- Type: Historic place of Preaching and Worship
- Location: Sukhanand Village, Jawad
- Nearest city: Jawad

History
- Founder: Sukhanand Swami
- Original use: Preaching

Site notes
- Elevation: 452 m (1,483 ft)
- Sculptor: Shiva Linga
- Current use: Worship
- Governing body: Government of India
- Visitors: 50,000

= Sukhanand Dham =

Sukhanand Dham or Sukhanand ji is located at a distance of about 12 km from the city of Jawad, which is more of an ancient rock-cave that is located on the border of the Rajasthan State. This ashram is said to be built by Sukhdev Swami. This ashram also consists of a temple dedicated to Lord Shiva and it is wholly surrounded by the mountains and a waterfall and Sukhanand Sagar Dam nearby.

== History ==
"Shree Sukhanand" the name is on the name of an old saint.
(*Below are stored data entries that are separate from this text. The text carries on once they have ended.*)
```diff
+            out2[0] = umn;
+            out2[1] = umx;
+        }
     }
 }
 
@@ -1070,10 +1160,10 @@
 
 template <typename TI>
 __global__ void __launch_bounds__(TPB) k_combine_box3(const TI *__restrict__ imp_raw, const float *__restrict__ ent,
-                                                      const double *__restrict__ stats, const unsigned char *__restrict__ active,
+                                                      double *__restrict__ stats, const unsigned char *__restrict__ active,
                                                       int H, int W, int pk, int normalize, TI *__restrict__ score,
                                                       TI *__restrict__ imp_out, float *__restrict__ unc_out, SelHdr *__restrict__ rng,
-                                                      unsigned *__restrict__ hist, int rows)
+                                                      unsigned *__restrict__ hist, int rows, const double *__restrict__ recs, int nrec)
 {
     __shared__ unsigned hl[NB1];
     const int b = blockIdx.z;
@@ -1084,11 +1174,40 @@
     TI imn = (TI)0, iden = (TI)1;
     bool fin = false;
     if (normalize) {
-        umn = (float)stats[b * 4 + 2];
-        const float umx = (float)stats[b * 4 + 3];
+        double st4[4];
+        if (recs) {
+            const double2 *rp = reinterpret_cast<const double2 *>(recs) + (size_t)b * nrec * 2;
+            const double2 a0 = rp[0], b0 = rp[1];
+            st4[0] = a0.x; st4[1] = a0.y; st4[2] = b0.x; st4[3] = b0.y;
+            int bad = 0;
+            for (int i = threadIdx.x & 63; i < nrec; i += 64) {
+                const double2 a = rp[2 * i], c = rp[2 * i + 1];
+                bad |= (a.x != a.x ? 1 : 0) | (a.y != a.y ? 2 : 0) | (c.x != c.x ? 4 : 0) | (c.y != c.y ? 8 : 0);
+                st4[0] = __builtin_fmin(st4[0], a.x); st4[1] = __builtin_fmax(st4[1], a.y);
+                st4[2] = __builtin_fmin(st4[2], c.x); st4[3] = __builtin_fmax(st4[3], c.y);
+            }
+#pragma unroll
+            for (int off = 32; off > 0; off >>= 1) {
+                st4[0] = __builtin_fmin(st4[0], __shfl_xor(st4[0], off)); st4[1] = __builtin_fmax(st4[1], __shfl_xor(st4[1], off));
+                st4[2] = __builtin_fmin(st4[2], __shfl_xor(st4[2], off)); st4[3] = __builtin_fmax(st4[3], __shfl_xor(st4[3], off));
+            }
+            const double qnan = (double)__builtin_nanf("");
+#pragma unroll
+            for (int k = 0; k < 4; ++k)
+                if (__any(bad & (1 << k))) st4[k] = qnan;
+            if (blockIdx.x == 0 && blockIdx.y == 0 && threadIdx.x == 0) {
+#pragma unroll
+                for (int k = 0; k < 4; ++k) stats[b * 4 + k] = st4[k];
+            }
+        } else {
+#pragma unroll
+            for (int k = 0; k < 4; ++k) st4[k] = stats[b * 4 + k];
+        }
+        umn = (float)st4[2];
+        const float umx = (float)st4[3];
         uden = (float)((double)umx - (double)umn);
-        imn = (TI)stats[b * 4 + 0];
-        const TI imx = (TI)stats[b * 4 + 1];
+        imn = (TI)st4[0];
+        const TI imx = (TI)st4[1];
         if constexpr (sizeof(TI) == 8) iden = imx - imn;
         else iden = (float)((double)imx - (double)imn);
         fin = uden > 0.0f && uden < __builtin_inff() && iden > (TI)0 && iden < (TI)__builtin_inf();
@@ -2393,11 +2512,15 @@
                            (!a.uncertainty || aligned16(a.uncertainty)) && (!a.active || ((uintptr_t)a.active & 3) == 0);
     SelHdr *rng_free = (a.score_range && normalize && fuse_tail) ? (SelHdr *)a.score_range : nullptr;
     unsigned *rng_hist = rng_free ? (unsigned *)((char *)a.score_range + range_hist_offset(B)) : nullptr;
+    bool records = false;
     if (fuse_tail) {
         if (normalize) {
             const dim3 gridm((unsigned)cdiv(W, BM_TW), (unsigned)cdiv(H, BM_TH), (unsigned)B);
             p.nblk_unc = (int)(gridm.x * gridm.y);
-            hipLaunchKernelGGL(k_box3_minmax, gridm, block, 0, st, (const float *)p.ent, (int)H, (int)W, box_pk, p.part_unc, rng_hist);
+            records = 2 * (int64_t)p.nblk_unc <= (int64_t)partial_slots(H, W);
+            const double *imp_pairs = records ? (const double *)p.part_imp : nullptr;
+            if (box_pk > 0) hipLaunchKernelGGL((k_box3_minmax<true>), gridm, block, 0, st, (const float *)p.ent, (int)H, (int)W, box_pk, p.part_unc, rng_hist, imp_pairs, p.nblk_imp);
+            else hipLaunchKernelGGL((k_box3_minmax<false>), gridm, block, 0, st, (const float *)p.ent, (int)H, (int)W, box_pk, p.part_unc, rng_hist, imp_pairs, p.nblk_imp);
         }
     } else if (box3) {
         p.nblk_unc = (int)cdiv(hw, TPB * 4);
@@ -2412,14 +2535,14 @@
         hipLaunchKernelGGL(k_box_unc, grid1, block, 0, st, p.ent, (int)H, (int)W, a.ksize, do_box, box_pk, p.unc_raw, normalize ? p.part_unc : nullptr, p.pad);
     }
 
-    if (normalize)
+    if (normalize && !records)
         hipLaunchKernelGGL(k_minmax_finalize2, dim3((unsigned)B, 2u), dim3(FIN_TPB), 0, st, (const double *)p.part_imp, p.nblk_imp,
                            (const double *)p.part_unc, p.nblk_unc, p.stats);
     if (fuse_tail) {
         int crows = CB_ROWS;
         while (crows > 1 && cdiv(W, TPB * 4) * cdiv(H, crows) * B < 1024) crows >>= 1;
         dim3 gridc((unsigned)cdiv(W, TPB * 4), (unsigned)cdiv(H, crows), (unsigned)B);
-#define HALO_CB(T) hipLaunchKernelGGL((k_combine_box3<T>), gridc, block, 0, st, (const T *)p.imp_raw, (const float *)p.ent, p.stats, a.active, (int)H, (int)W, box_pk, normalize, (T *)a.score, (T *)a.impurity, a.uncertainty, rng_free, rng_hist, crows)
+#define HALO_CB(T) hipLaunchKernelGGL((k_combine_box3<T>), gridc, block, 0, st, (const T *)p.imp_raw, (const float *)p.ent, p.stats, a.active, (int)H, (int)W, box_pk, normalize, (T *)a.score, (T *)a.impurity, a.uncertainty, rng_free, rng_hist, crows, records ? (const double *)p.part_unc : nullptr, p.nblk_unc)
         if (p.f64out) HALO_CB(double);
         else HALO_CB(float);
 #undef HALO_CB
```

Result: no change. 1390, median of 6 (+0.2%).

Sree Sukhanand ji was an saint in old time who was living in the place where now a temple of God Shiva is situated with shivaling near by that one small temple of shree Sukhanand is situated in Jawad tehsil of Neemuch district Madhya pradesh.

== Major occasion ==
Sukhanand is considered to be a holy place. It also becomes a major point of attraction for tourist in Neemuch area and its subsidiary local villages. It is considered as mostly crowded on Hariyali Amavasya comes in rainy season where the thing like Fair is organised by the local authorities.